WORK TO COMPLETE:
Scan the data below and pick out the lines containing the word "include".

(RECORDS SHOWN begins)

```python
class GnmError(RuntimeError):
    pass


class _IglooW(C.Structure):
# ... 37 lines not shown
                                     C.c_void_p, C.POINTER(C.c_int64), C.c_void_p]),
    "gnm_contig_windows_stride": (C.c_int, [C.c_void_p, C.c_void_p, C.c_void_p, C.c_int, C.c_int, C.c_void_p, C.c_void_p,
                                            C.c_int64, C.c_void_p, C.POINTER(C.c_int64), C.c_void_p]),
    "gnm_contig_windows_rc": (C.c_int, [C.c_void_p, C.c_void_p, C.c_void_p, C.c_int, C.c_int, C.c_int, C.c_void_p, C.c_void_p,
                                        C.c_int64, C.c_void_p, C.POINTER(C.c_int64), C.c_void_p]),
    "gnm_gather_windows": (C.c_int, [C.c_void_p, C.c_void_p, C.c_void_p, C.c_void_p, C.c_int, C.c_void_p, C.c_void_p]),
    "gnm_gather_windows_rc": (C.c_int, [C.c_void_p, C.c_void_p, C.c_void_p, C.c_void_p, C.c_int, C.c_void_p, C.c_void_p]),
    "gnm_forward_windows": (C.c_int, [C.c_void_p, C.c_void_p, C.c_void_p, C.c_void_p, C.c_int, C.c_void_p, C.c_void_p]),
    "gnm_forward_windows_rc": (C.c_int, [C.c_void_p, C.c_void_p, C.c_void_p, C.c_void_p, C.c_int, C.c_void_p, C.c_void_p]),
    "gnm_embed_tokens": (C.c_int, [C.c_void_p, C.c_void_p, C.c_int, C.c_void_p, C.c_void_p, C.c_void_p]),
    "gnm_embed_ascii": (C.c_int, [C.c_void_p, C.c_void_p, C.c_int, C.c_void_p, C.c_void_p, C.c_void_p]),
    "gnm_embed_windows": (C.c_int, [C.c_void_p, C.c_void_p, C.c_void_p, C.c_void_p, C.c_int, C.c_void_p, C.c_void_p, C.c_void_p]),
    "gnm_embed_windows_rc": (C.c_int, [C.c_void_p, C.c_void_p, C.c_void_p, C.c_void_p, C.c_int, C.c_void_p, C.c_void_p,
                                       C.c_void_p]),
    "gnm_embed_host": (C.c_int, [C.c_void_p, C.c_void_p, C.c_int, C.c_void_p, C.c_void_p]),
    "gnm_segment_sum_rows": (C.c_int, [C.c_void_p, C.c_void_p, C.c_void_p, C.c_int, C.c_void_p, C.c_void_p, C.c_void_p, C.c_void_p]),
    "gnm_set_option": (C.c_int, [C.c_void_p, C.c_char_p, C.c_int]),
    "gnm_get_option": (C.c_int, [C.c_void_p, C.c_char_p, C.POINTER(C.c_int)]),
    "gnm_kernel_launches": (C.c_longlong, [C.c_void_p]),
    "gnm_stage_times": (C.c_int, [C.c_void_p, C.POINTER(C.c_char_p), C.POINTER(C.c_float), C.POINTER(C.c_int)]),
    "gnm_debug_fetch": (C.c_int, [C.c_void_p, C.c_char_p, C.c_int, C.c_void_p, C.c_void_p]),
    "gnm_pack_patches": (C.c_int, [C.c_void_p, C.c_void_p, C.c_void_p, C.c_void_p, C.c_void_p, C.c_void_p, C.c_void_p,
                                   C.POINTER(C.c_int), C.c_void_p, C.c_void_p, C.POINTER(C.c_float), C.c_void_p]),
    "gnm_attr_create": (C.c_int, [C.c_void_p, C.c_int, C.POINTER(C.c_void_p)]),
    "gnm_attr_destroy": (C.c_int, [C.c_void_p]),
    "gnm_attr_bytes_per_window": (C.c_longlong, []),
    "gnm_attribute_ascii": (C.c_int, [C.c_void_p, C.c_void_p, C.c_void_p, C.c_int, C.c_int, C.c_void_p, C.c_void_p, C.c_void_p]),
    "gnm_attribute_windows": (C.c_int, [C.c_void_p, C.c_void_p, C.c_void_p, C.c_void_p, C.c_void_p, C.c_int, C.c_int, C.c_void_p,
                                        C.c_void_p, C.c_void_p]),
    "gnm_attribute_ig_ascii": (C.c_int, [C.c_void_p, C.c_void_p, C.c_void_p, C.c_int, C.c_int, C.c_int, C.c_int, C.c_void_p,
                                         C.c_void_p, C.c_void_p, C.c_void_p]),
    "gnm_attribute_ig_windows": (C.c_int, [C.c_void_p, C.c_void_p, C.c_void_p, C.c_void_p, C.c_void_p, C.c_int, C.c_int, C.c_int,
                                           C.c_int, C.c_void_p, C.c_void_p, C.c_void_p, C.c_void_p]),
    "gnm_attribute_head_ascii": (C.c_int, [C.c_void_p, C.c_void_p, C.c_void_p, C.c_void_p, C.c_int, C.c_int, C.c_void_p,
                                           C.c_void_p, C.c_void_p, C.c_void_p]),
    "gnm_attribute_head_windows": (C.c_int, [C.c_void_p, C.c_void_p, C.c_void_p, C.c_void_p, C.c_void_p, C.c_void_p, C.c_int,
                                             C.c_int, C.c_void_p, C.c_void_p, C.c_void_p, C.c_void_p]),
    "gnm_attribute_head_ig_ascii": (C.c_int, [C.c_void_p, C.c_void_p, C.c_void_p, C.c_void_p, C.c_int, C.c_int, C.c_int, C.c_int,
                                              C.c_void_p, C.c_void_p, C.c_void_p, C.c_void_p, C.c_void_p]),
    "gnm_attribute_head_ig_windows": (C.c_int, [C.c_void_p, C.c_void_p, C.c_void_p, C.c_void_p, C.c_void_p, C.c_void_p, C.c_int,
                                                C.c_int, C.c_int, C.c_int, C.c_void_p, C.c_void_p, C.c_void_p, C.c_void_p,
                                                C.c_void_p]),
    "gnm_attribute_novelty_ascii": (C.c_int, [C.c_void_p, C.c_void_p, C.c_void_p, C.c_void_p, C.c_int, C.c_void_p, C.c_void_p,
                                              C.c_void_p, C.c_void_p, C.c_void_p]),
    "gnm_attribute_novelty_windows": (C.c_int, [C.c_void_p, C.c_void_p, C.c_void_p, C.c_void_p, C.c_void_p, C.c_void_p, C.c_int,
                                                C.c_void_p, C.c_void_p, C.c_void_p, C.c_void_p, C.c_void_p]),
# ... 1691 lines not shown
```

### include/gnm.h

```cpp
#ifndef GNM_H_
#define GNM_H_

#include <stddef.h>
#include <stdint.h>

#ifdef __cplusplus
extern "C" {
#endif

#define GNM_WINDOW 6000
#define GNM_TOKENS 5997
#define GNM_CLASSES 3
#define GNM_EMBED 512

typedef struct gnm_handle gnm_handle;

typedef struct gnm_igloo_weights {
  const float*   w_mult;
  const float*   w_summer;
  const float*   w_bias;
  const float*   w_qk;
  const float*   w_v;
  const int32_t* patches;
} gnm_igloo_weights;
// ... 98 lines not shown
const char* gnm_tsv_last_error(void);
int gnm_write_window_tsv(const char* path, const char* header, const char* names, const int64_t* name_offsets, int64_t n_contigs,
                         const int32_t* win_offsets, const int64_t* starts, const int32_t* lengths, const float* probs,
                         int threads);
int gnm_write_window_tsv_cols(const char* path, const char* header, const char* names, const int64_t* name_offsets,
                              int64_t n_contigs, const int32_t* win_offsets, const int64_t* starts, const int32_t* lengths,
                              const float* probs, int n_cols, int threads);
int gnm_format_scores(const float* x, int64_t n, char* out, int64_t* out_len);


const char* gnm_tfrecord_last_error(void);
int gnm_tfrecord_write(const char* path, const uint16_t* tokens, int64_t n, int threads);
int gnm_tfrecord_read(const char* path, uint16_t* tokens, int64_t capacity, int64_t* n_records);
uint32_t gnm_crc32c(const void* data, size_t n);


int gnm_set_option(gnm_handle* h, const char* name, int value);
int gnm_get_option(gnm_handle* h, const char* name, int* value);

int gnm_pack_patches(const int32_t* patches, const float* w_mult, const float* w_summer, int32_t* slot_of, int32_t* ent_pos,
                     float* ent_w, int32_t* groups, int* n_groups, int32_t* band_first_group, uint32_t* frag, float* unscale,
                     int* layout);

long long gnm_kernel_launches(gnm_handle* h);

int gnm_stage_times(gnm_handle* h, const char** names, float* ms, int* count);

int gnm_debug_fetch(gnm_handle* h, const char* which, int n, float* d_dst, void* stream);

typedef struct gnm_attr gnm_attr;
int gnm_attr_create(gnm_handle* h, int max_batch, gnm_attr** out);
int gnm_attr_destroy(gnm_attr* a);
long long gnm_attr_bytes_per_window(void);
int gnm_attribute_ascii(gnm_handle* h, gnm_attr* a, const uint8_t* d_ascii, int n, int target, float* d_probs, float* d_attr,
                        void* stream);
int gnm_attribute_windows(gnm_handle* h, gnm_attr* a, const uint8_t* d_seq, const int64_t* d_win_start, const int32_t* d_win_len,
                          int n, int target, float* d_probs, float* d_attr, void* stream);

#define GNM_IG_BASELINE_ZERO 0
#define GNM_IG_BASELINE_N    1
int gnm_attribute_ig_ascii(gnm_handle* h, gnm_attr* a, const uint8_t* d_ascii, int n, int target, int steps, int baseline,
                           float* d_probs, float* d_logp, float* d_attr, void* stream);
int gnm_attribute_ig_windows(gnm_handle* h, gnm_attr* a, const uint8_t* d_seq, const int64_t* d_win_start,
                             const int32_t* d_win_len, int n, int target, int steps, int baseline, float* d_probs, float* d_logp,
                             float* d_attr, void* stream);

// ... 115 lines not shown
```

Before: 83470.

(RECORDS SHOWN ends)

YOUR RESPONSE:
### include/gnm.h
#include <stddef.h>
#include <stdint.h>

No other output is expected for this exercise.